1. CRIMINAL LAW: self-defense.

The court gave for the State the following instruction which is complained of: The jury are instructed that a person who brings on a difficulty cannot avail himself of the right of self-defense, in order to shield himself from the consequences of killing his adversary, however imminent the danger in which he may have found himself during the progress of the affray, and if in this case the jury believe from the evidence that the defendant prepared himself with a knife previous to the killing of deceased, and sought and brought on the encounter with said deceased, in order to wreak his malice, then there is no self-defense in the case.

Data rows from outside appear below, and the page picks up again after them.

@@ -710,10 +788,21 @@
                 }
                 lds_sync<TPB>();
                 double *const gkrow = gkt + (size_t)k * G::KTS + ((cvalid && rh == 0) ? rcol : NZ + 1);
-                if (k < kst) {
-                    gkrow[G::KTS + (NU - 1) * G::LDC] = pend_row;
-                    if (tid < NU) gkt[(size_t)(k + 1) * G::KTS + tid * G::LDC + NZ] = pend_rhs;
-                }
+                auto st_row = [&](auto jc, int kk, double v) {
+                    constexpr int j = decltype(jc)::value;
+                    if constexpr (MST_) {
+                    int so = __builtin_amdgcn_inverse_ballot_w64(rp_store_mask(M_, j)) ? rco8 : 8 * (NZ + 1);
+                    asm("" : "+v"(so));
+                    reinterpret_cast<double *>(reinterpret_cast<char *>(gkt + (size_t)kk * G::KTS) + (size_t)(uint32_t)so)[j * G::LDC] = v;
+                    } else
+                    gkrow[(size_t)(kk - k) * G::KTS + j * G::LDC] = v;
+                };
+                auto st_pend = [&](int kk) {
+                    st_row(std::integral_constant<int, NU - 1>{}, kk, pend_row);
+                    if constexpr (RHSL_) { if (__builtin_amdgcn_inverse_ballot_w64(rp_store_mask(M_, -1, true))) gkt[(size_t)kk * G::KTS + rcol * G::LDC + NZ] = pend_rhs; }
+                    else { if (tid < NU) gkt[(size_t)kk * G::KTS + tid * G::LDC + NZ] = pend_rhs; }
+                };
+                if (k < kst) st_pend(k + 1);
                 if (ckc == NMPC_CKPT_EVERY) {
                     ckc = 0;
                     double *ck = gck + (size_t)((N - 1 - k) / NMPC_CKPT_EVERY) * ((NX + 1) * 64) + tid;
@@ -722,13 +811,13 @@
                 ckc++;
                 double kO, kA, kB;
                 {
-                    kO = c_state ? 1.0 : 0.0; kA = lds_ld(PK, cfA, 0); kB = lds_ld(PK, cfB, 0);
+                    kO = c_state ? 1.0 : 0.0; kA = pk_ld<LDSB_>(PK, cfA, 0); kB = pk_ld<LDSB_>(PK, cfB, 0);
                 }
                 {
                     double acc = 0.0;
                     static_for<0, NS>([&](auto sc) {
                         constexpr int s = decltype(sc)::value, p = s / 3, d = s - 3 * p;
-                        double cv = lds_ld(PK, cbo, 8 * (6 * p + d));
+                        double cv = pk_ld<LDSB_>(PK, cbo, 8 * (6 * p + d));
                         if constexpr ((M_ & 1) && p == MP - 1) cv = rh ? 0.0 : cv;
                         acc = fma(m[NC + s], cv, acc);
                     });
@@ -751,39 +840,52 @@
                 PROF_T(9);
                 static_for<0, MP>([&](auto pc) {
                     constexpr int p = decltype(pc)::value;
-                    double Tc = lds_ld(PK, cf1, 8 * (8 * p)), Ts = lds_ld(PK, cf1, 8 * (8 * p + 1)), Tt = T;
-                    double ai = lds_ld(PK, cf1, 8 * (8 * p + 2)), bi = lds_ld(PK, cf1, 8 * (8 * p + 3));
+                    double Tc = pk_ld<LDSB_>(PK, cf1, 8 * (8 * p)), Ts = pk_ld<LDSB_>(PK, cf1, 8 * (8 * p + 1)), Tt = T;
+                    double ai = pk_ld<LDSB_>(PK, cf1, 8 * (8 * p + 2)), bi = pk_ld<LDSB_>(PK, cf1, 8 * (8 * p + 3));
                     if constexpr ((M_ & 1) && p == MP - 1) { Tc = rh ? 0.0 : Tc; Ts = rh ? 0.0 : Ts; Tt = rh ? 0.0 : Tt; ai = rh ? 0.0 : ai; bi = rh ? 0.0 : bi; }
                     const double gx = m[NC + 3 * p], gy = m[NC + 3 * p + 1], gt = m[NC + 3 * p + 2];
                     m[2 * p] = fma(Ts, gy, Tc * gx);
                     m[2 * p + 1] = Tt * gt;
                     m[NC + 3 * p + 2] = fma(bi, gy, fma(ai, gx, gt));
                 });
-                static_for<0, RR>([&](auto rc) { constexpr int r = decltype(rc)::value; m[r] += lds_ld(PK, hoff[r], 0); });
-                m[RR] += lds_ld(PK, goff, 0);
+                static_for<0, RR>([&](auto rc) { constexpr int r = decltype(rc)::value; m[r] += pk_ld<LDSB_>(PK, hoff[r], 0); });
+                m[RR] += pk_ld<LDSB_>(PK, goff, 0);
                 PROF_T(10);
                 double thr = 0.0;
                 static_for<0, NC>([&](auto ic) { constexpr int i = decltype(ic)::value; thr = (rh == rw && rn == i) ? m[i] : thr; });
                 thr = 1e-9 * fabs(thr);
-                auto pivot_inv = [&](double d) { return (d > thr) ? rcp_nr(d) : -1.0; };
-                double inv_cur = lane_read(pivot_inv(m[rp_slot(0)]), 48 * rp_half(0) + rp_slot(0));
+                bool acc_cur = true;
+                auto pivot_inv = [&](double d, auto lc) {
+                    constexpr int L = decltype(lc)::value;
+                    if constexpr (SPIV_) {
+                        const double r = lane_read(rcp_nr(d), L);
+                        acc_cur = (((__builtin_amdgcn_fcmp(d, thr, 2 ) >> L) & 1) != 0) & sgpr_positive(__double2hiint(r));
+                        return r;
+                    } else
+                        return lane_read((d > thr) ? rcp_nr(d) : -1.0, L);
+                };
+                double inv_cur = pivot_inv(m[rp_slot(0)], std::integral_constant<int, 48 * rp_half(0) + rp_slot(0)>{});
                 double rhsv = 0.0;
                 bool okk = true;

Appellant's counsel insist that there was no evidence upon which to predicate the instruction. They have overlooked the testimony of Albert Shroer, who stated that he saw defendant about six o'clock, at the bridge on McCarty street. He complained that Brown did not give him money enough for his work, and said if he did not give him more he would “cut or kill him with this knife before night.” “Maguire had the knife in his hand at this time.”

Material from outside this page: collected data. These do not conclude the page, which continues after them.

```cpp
struct PwUp { const float* p; int uH, uW, Ho, Wo; float sh, sw; uint32_t m_howo, m_wo; };
struct PwSplit { const bf16* x2; int K1; void* y2; int N1; const bf16* res; const float* rscale; int64_t per_sample; bf16* yplain; C3Geom c3; PwUp up; };
template <int NT, typename Tout, bool STATS, bool AFF, bool C3 = false>
__global__ void __launch_bounds__(PWB, 2)
k_pw_fwd(const bf16* __restrict__ x, const float* __restrict__ w, const float* __restrict__ bias, Tout* __restrict__ y,
// ... 551 lines not shown
                for (int j = 0; j < 8; ++j) bsum[ct] += (float)f.a[ct][j];
        }
#pragma unroll
        for (int kt = 0; kt < KTB; ++kt)
#pragma unroll
            for (int ct = 0; ct < NT; ++ct) acc[ct][kt] = __builtin_amdgcn_mfma_f32_32x32x16_bf16(f.a[ct], f.b[kt], acc[ct][kt], 0, 0, 0);
    };
    const int64_t tiles = (M + PW_P - 1) / PW_P;
    int64_t tile = blockIdx.x;
    if (C3)
        for (int i = tid; i < PW_P * 2; i += PWB) *reinterpret_cast<uint4*>(sX + (i >> 1) * SX + (6 + (i & 1)) * 16) = make_uint4(0, 0, 0, 0);
    if (tile < tiles) prefetch(tile);
    for (; tile < tiles; tile += gridDim.x) {
        __syncthreads();
        if (C3) {
#pragma unroll
            for (int j = 0; j < 3; ++j)
                if (xsl[j] >= 0) *reinterpret_cast<uint4*>(sX + (tid & 127) * SX + (xsl[j] & 255) * 16) = px[j];
        } else
#pragma unroll
        for (int j = 0; j < PW_XS; ++j)
            if (xsl[j] >= 0) *reinterpret_cast<uint4*>(sX + (xsl[j] >> 8) * SX + (xsl[j] & 255) * 16) = px[j];
#pragma unroll
        for (int j = 0; j < DSN; ++j)
            if (dsl[j] >= 0) *reinterpret_cast<uint4*>(sD + (dsl[j] >> 8) * SD + (dsl[j] & 255) * 16) = pd[j];
        __syncthreads();
        if (C3 || tile + gridDim.x < tiles) prefetch(tile + gridDim.x);
        WF f0, f1;
        load_chunk(f0, wave);
        load_chunk(f1, wave + 4);
        __builtin_amdgcn_sched_barrier(0);
        mma_chunk(f0);
        mma_chunk(f1);
        __builtin_amdgcn_sched_barrier(0);
    }
    __syncthreads();
    float* red = reinterpret_cast<float*>(smem);
    for (int turn = 0; turn < 4; ++turn) {
        if (wave == turn) {
#pragma unroll
            for (int ct = 0; ct < NT; ++ct)
#pragma unroll
                for (int kt = 0; kt < KTB; ++kt)
#pragma unroll
                    for (int k = 0; k < 16; ++k) {
                        const int co = ct * 32 + (k & 3) + 8 * (k >> 2) + 4 * hh;
                        float* dst = &red[co * (KTB * 32) + kt * 32 + r];
                        *dst = turn == 0 ? acc[ct][kt][k] : *dst + acc[ct][kt][k];
                    }
        }
        __syncthreads();
    }
    for (int i = tid; i < NT * 32 * KTB * 32; i += PWB) {
        const int co = i / (KTB * 32), cl = i - co * (KTB * 32);
        if (C3) {
            if (cl < 48 && ((cl >> 2) & 3) < 3 && (cl & 3) < 3) atomicAdd(&dw[co * 27 + (cl & 3) * 9 + (cl >> 4) * 3 + ((cl >> 2) & 3)], red[i]);
        }
        else
        if (co < N && ci_base + cl < K) atomicAdd(&dw[(int64_t)co * K + ci_base + cl], red[i]);
    }
    if (dbias && blockIdx.y == 0) {
#pragma unroll
        for (int ct = 0; ct < NT; ++ct) {
            float s = bsum[ct] + __shfl_xor(bsum[ct], 32, 64);
            if (lane < 32 && ct * 32 + r < N) atomicAdd(&dbias[ct * 32 + r], s);
        }
    }
}

static int pw_wgrad_impl(const void* x, const void* x2, int K1, const void* dy, float* dw, float* dbias, int64_t M, int K, int N, tcct_stream_t stream,
                         int64_t ldy);
extern "C" int tcct_pw_wgrad(const void* x, const void* dy, float* dw, float* dbias, int64_t M, int K, int N, tcct_stream_t stream) {
    return pw_wgrad_impl(x, nullptr, 0, dy, dw, dbias, M, K, N, stream, 0);
}
extern "C" int tcct_pw_wgrad_cat2(const void* x1, const void* x2, int K1, const void* dy, float* dw, float* dbias, int64_t M, int K, int N,
                                  tcct_stream_t stream) {
    TCCT_CHECK(x2 != nullptr && K1 % 32 == 0 && K1 > 0 && K1 < K, "pw_wgrad_cat2: K1=%d must be a multiple of 32 inside (0, K)", K1);
    return pw_wgrad_impl(x1, x2, K1, dy, dw, dbias, M, K, N, stream, 0);
}
extern "C" int tcct_pw_wgrad_strided(const void* x, const void* dy, int64_t ldy, float* dw, float* dbias, int64_t M, int K, int N,
                                     tcct_stream_t stream) {
    return pw_wgrad_impl(x, nullptr, 0, dy, dw, dbias, M, K, N, stream, ldy);
}
static int pw_wgrad_impl(const void* x, const void* x2, int K1, const void* dy, float* dw, float* dbias, int64_t M, int K, int N, tcct_stream_t stream,
                         int64_t ldy) {
    if (ldy == 0) ldy = N;
    TCCT_CHECK(ldy >= N && ldy % 8 == 0, "pw_wgrad: ldy=%lld must be a multiple of 8 and >= N=%d", (long long)ldy, N);
    TCCT_CHECK(K % 32 == 0 && N % 32 == 0 && K >= 32 && N >= 32 && N <= 160 && K <= 1024, "pw_wgrad: unsupported K=%d N=%d", K, N);
    hipStream_t st = (hipStream_t)stream;
    const int NT = N / 32, ktiles = K / 32;
    const int KTB = (ktiles % 2 == 0 && NT <= 2) ? 2 : 1;
    const int gy = ktiles / KTB;
    TCCT_CHECK(!x2 || K1 % (KTB * 32) == 0, "pw_wgrad_cat2: K1=%d must be a multiple of %d for this shape", K1, KTB * 32);
    if (!tcct_skip_zero_fill() && hipMemsetAsync(dw, 0, sizeof(float) * (size_t)N * K, st) != hipSuccess) { tcct_set_error("pw_wgrad: memset failed"); return -2; }
    if (dbias && !tcct_skip_zero_fill() && hipMemsetAsync(dbias, 0, sizeof(float) * N, st) != hipSuccess) { tcct_set_error("pw_wgrad: memset failed"); return -2; }
    const int SX = KTB == 1 ? 64 : 192;
    const int SD = 2 * N + ((NT & 1) ? 0 : 64);
    size_t lds = (size_t)PW_P * (SX + SD);
    size_t red = (size_t)NT * 32 * KTB * 32 * 4;
    if (red > lds) lds = red;
    const int64_t tiles = (M + PW_P - 1) / PW_P;
    int per_cu = (int)((160 * 1024) / (lds + 512));
    if (per_cu > 2) per_cu = 2;
    if (per_cu < 1) per_cu = 1;
    int gx = 256 * per_cu / gy;
    if (gx < 64) gx = 64;
    if (tiles <= 1024) { int small = 128 / gy; if (small < 16) small = 16; if (gx > small) gx = small; }
    if (gx > tiles) gx = (int)tiles;
    if (gx < 1) gx = 1;
    tcct_census_hit(TCCT_CENSUS_PW_WGRAD);
#define WL(NTV, KV) tcct_launch<k_pw_wgrad<NTV, KV>, 160 * 1024>(dim3(gx, gy), dim3(PWB), lds, st, (const bf16*)x, (const bf16*)dy, dw, dbias, M, K, N, SX, SD, (const bf16*)x2, K1, ldy, C3Geom{})
    if (KTB == 2) { switch (NT) { case 1: WL(1, 2); break; default: WL(2, 2); break; } }
    else { switch (NT) { case 1: WL(1, 1); break; case 2: WL(2, 1); break; case 3: WL(3, 1); break; case 4: WL(4, 1); break; default: WL(5, 1); break; } }
#undef WL
    TCCT_LAUNCH_OK();
}


extern "C" int tcct_c3_wgrad(const void* x4, const void* dy, float* dw, float* dbias, int B, int H, int W, int stride, tcct_stream_t stream) {
    TCCT_CHECK(stride == 1 || stride == 2, "c3_wgrad: stride %d", stride);
    const int Ho = (H - 1) / stride + 1, Wo = (W - 1) / stride + 1;
    const int64_t M = (int64_t)B * Ho * Wo, inb = (int64_t)B * H * W * 8;
    TCCT_CHECK(M > 0 && M * 64 < (1ll << 31) && inb < (1ll << 31), "c3_wgrad: image too large for 32-bit byte offsets (B=%d H=%d W=%d)", B, H, W);
    hipStream_t st = (hipStream_t)stream;
    if (!tcct_skip_zero_fill() && hipMemsetAsync(dw, 0, sizeof(float) * 32 * 27, st) != hipSuccess) { tcct_set_error("c3_wgrad: memset failed"); return -2; }
    if (dbias && !tcct_skip_zero_fill() && hipMemsetAsync(dbias, 0, sizeof(float) * 32, st) != hipSuccess) { tcct_set_error("c3_wgrad: memset failed"); return -2; }
    const int SX = 192, SD = 64;
    const size_t lds = (size_t)PW_P * (SX + SD);
    const int64_t tiles = (M + PW_P - 1) / PW_P;
    int gx = (int)(tiles / 48 < 256 ? 256 : (tiles / 48 > 1024 ? 1024 : tiles / 48));
    if (gx > tiles) gx = (int)tiles;
    auto magic = [](uint32_t d) { return d == 1 ? 0xffffffffu : (uint32_t)((1ull << 32) / d); };
    hipLaunchKernelGGL((k_pw_wgrad<1, 2, true>), dim3(gx, 1), dim3(PWB), lds, st, (const bf16*)x4, (const bf16*)dy, dw, dbias, M, 64, 32, SX, SD,
                       (const bf16*)nullptr, 0, (int64_t)32,
                       C3Geom{H, W, Ho, Wo, stride, (uint32_t)inb, (Wo + 31) / 32, magic((uint32_t)((Wo + 31) / 32)), magic((uint32_t)Ho), magic((uint32_t)(Ho * Wo)), magic((uint32_t)Wo)});
    TCCT_LAUNCH_OK();
}


#define PB_P 128

__device__ __forceinline__ u32x4 gelu8(u32x4 v) {
    u32x4 o;
#pragma unroll
    for (int k = 0; k < 4; ++k)
        o[k] = pack_bf16x2(act_c<TCCT_ACT_GELU>(__uint_as_float(v[k] << 16)), act_c<TCCT_ACT_GELU>(__uint_as_float(v[k] & 0xffff0000u)));
    return o;
}
__device__ __forceinline__ float gelu_grad1(float x) { float c, p; gauss_cdf_pdf(x, c, p); return c + x * p; }
template <int KIND> __device__ __forceinline__ u32x4 affine8(u32x4 v, const float* __restrict__ a, const float* __restrict__ b) {
    const float4 a0 = *reinterpret_cast<const float4*>(a), a1 = *reinterpret_cast<const float4*>(a + 4);
    const float4 b0 = *reinterpret_cast<const float4*>(b), b1 = *reinterpret_cast<const float4*>(b + 4);
    const float aa[8] = {a0.x, a0.y, a0.z, a0.w, a1.x, a1.y, a1.z, a1.w}, bb[8] = {b0.x, b0.y, b0.z, b0.w, b1.x, b1.y, b1.z, b1.w};
    u32x4 o;
#pragma unroll
    for (int k = 0; k < 4; ++k)
        o[k] = pack_bf16x2(act_c<KIND>(aa[2 * k] * __uint_as_float(v[k] << 16) + bb[2 * k]),
                           act_c<KIND>(aa[2 * k + 1] * __uint_as_float(v[k] & 0xffff0000u) + bb[2 * k + 1]));
    return o;
}
struct PwBnBwd { const bf16* y; const float* coef; const bf16* yprev; const float* abprev; double* sums_prev;
                 const double* sums; int raw; const float* mean_rstd; const float* ab; float* dgamma; float* dbeta; };
template <int KIND> __device__ __forceinline__ float pw_act_grad(float u) {
    if (KIND == TCCT_ACT_HSWISH) return u < -3.f ? 0.f : (u <= 3.f ? (2.f * u + 3.f) * (1.f / 6.f) : 1.f);
    return 1.f;
}
template <int NT, int KT, bool SPLIT = false, int BNP = -1, int REDP = -1, bool GX = false, int XAP = -1, bool LNB = false, bool DY2 = false>
__global__ void __launch_bounds__(PWB, 2)
k_pw_bwd(const bf16* __restrict__ x, const bf16* __restrict__ dy, const float* __restrict__ w, const bf16* __restrict__ res,
         bf16* __restrict__ dx, bf16* __restrict__ dx_plain, float* __restrict__ dw, float* __restrict__ dbias, int64_t M, PwBnBwd bn) {
    constexpr int K = 32 * KT, N = 32 * NT;
    constexpr bool BN = BNP >= 0, RED = REDP >= 0;
    constexpr int SX = 64 * KT + ((KT & 1) ? 0 : 64), SD = 64 * NT + ((NT & 1) ? 0 : 64);
    constexpr int SW = 2 * N + 16;
    constexpr int XS = K / 16, DS = N / 16;
    extern __shared__ __attribute__((aligned(16))) unsigned char smem[];
    unsigned char* sX = smem;
    unsigned char* sD = sX + PB_P * SX;
    unsigned char* sW = sD + PB_P * SD;
    unsigned char* sS = sW + ((K * SW + 15) & ~15);
    float* sC = reinterpret_cast<float*>(sS + 4 * 2560);
    float* sP = sC + (BN ? 5 * N : 0);
    const int tid = threadIdx.x, lane = tid & 63, wave = tid >> 6;
    const int r = lane & 31, hh = lane >> 5;
    for (int i = tid; i < N * K; i += PWB) {
        const int n = i / K, k = i - n * K;
        *reinterpret_cast<bf16*>(sW + k * SW + n * 2) = __float2bfloat16(w[i]);
    }
    if (BN) {
        if (bn.coef) { for (int i = tid; i < 5 * N; i += PWB) sC[i] = bn.coef[i]; }
        else if (tid < N) {
            const int c = tid;
            const double mu = bn.mean_rstd[c], rs = bn.mean_rstd[N + c];
// ... 995 lines not shown
```

Before: 431.6 B-scans/s.

## Add single-pass pointwise wgrad kernel that reads each input tile once

Adds a new pointwise weight-gradient kernel for specific (N, K) shapes. Each 512-thread block stages all K input channels and all N output-gradient channels for a 128-pixel tile in LDS. Every wave then accumulates its share of the 32x32 output tiles with MFMA, so x and dy are read once instead of once per K-tile column of the grid. It is chosen when the streamed bytes are large relative to the weight size, and uses a sqrt-based persistent grid with double-buffered register prefetch. The cost is a large per-thread accumulator count and fewer blocks, which can limit occupancy and add atomic traffic at the end.

```diff
diff --git a/include/tcct_hip.h b/include/tcct_hip.h
--- a/include/tcct_hip.h
+++ b/include/tcct_hip.h
@@ -165,6 +165,7 @@
 int tcct_pw_fwd(const void* x, const float* w, const float* bias, void* y, int64_t M, int K, int N, int transposed,
                 int out_dtype, tcct_stream_t stream);
 int tcct_pw_wgrad(const void* x, const void* dy, float* dw, float* dbias, int64_t M, int K, int N, tcct_stream_t stream);
+int64_t tcct_pw_wgrad_mode(int mode);
 int tcct_pw_bwd(const void* x, const void* dy, const float* w, const void* res, void* dx, float* dw, float* dbias, int64_t M, int K, int N,
                 tcct_stream_t stream);
 int tcct_pw_bwd_cat2(const void* x1, const void* x2, const void* dy, const float* w, void* dx1, void* dx2, float* dw, int64_t M, int K, int N,
diff --git a/tcct_amd/csrc/common.h b/tcct_amd/csrc/common.h
--- a/tcct_amd/csrc/common.h
+++ b/tcct_amd/csrc/common.h
@@ -12,7 +12,9 @@
        TCCT_CENSUS_PW_FWD = 4, TCCT_CENSUS_PW_FWD_NT0 = 4, TCCT_CENSUS_PW_FWD2 = 10, TCCT_CENSUS_PW_BWD = 11, TCCT_CENSUS_PW_WGRAD = 12,
        TCCT_CENSUS_PW_WGRAD_SMALLN = 13, TCCT_CENSUS_PW_WGRAD_SMALLN_MFMA = 14, TCCT_CENSUS_PWF_FWD = 15, TCCT_CENSUS_PWF_WGRAD = 16,
        TCCT_CENSUS_DW_FWD_S1 = 17, TCCT_CENSUS_DW_FWD_S2 = 18, TCCT_CENSUS_DW_FWD_CPT4 = 19, TCCT_CENSUS_DW_DGRAD_S2 = 20, TCCT_CENSUS_DW_WGRAD = 21,
-       TCCT_CENSUS_DW_WGRAD_CPT2 = 22, TCCT_CENSUS_N = 24 };
+       TCCT_CENSUS_DW_WGRAD_CPT2 = 22,
+       TCCT_CENSUS_PW_WGRAD_ONCE = 23,
+       TCCT_CENSUS_N = 24 };
 void tcct_census_hit(int which);
 int tcct_skip_zero_fill();
 
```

Whether defendant or deceased sought and brought on the difficulty, was submitted to the jury; and, with deference to the counsel, we think there was evidence tending to prove that defendant provoked the difficulty, and positive evidence that he had a knife with which he said he would kill Brown, if he did not give him more money. The following instruction given by the court, was read to the jury and commented upon by the prosecuting attorney, but the court withdrew it from their consideration before the defendant's counsel opened their argument to the jury:

“The jury are instructed that the right of self-defense, to justify homicide, can only be exercised when there is reasonable cause on the part of the person attacked to apprehend a design on the part of the party attacking, either to commit a...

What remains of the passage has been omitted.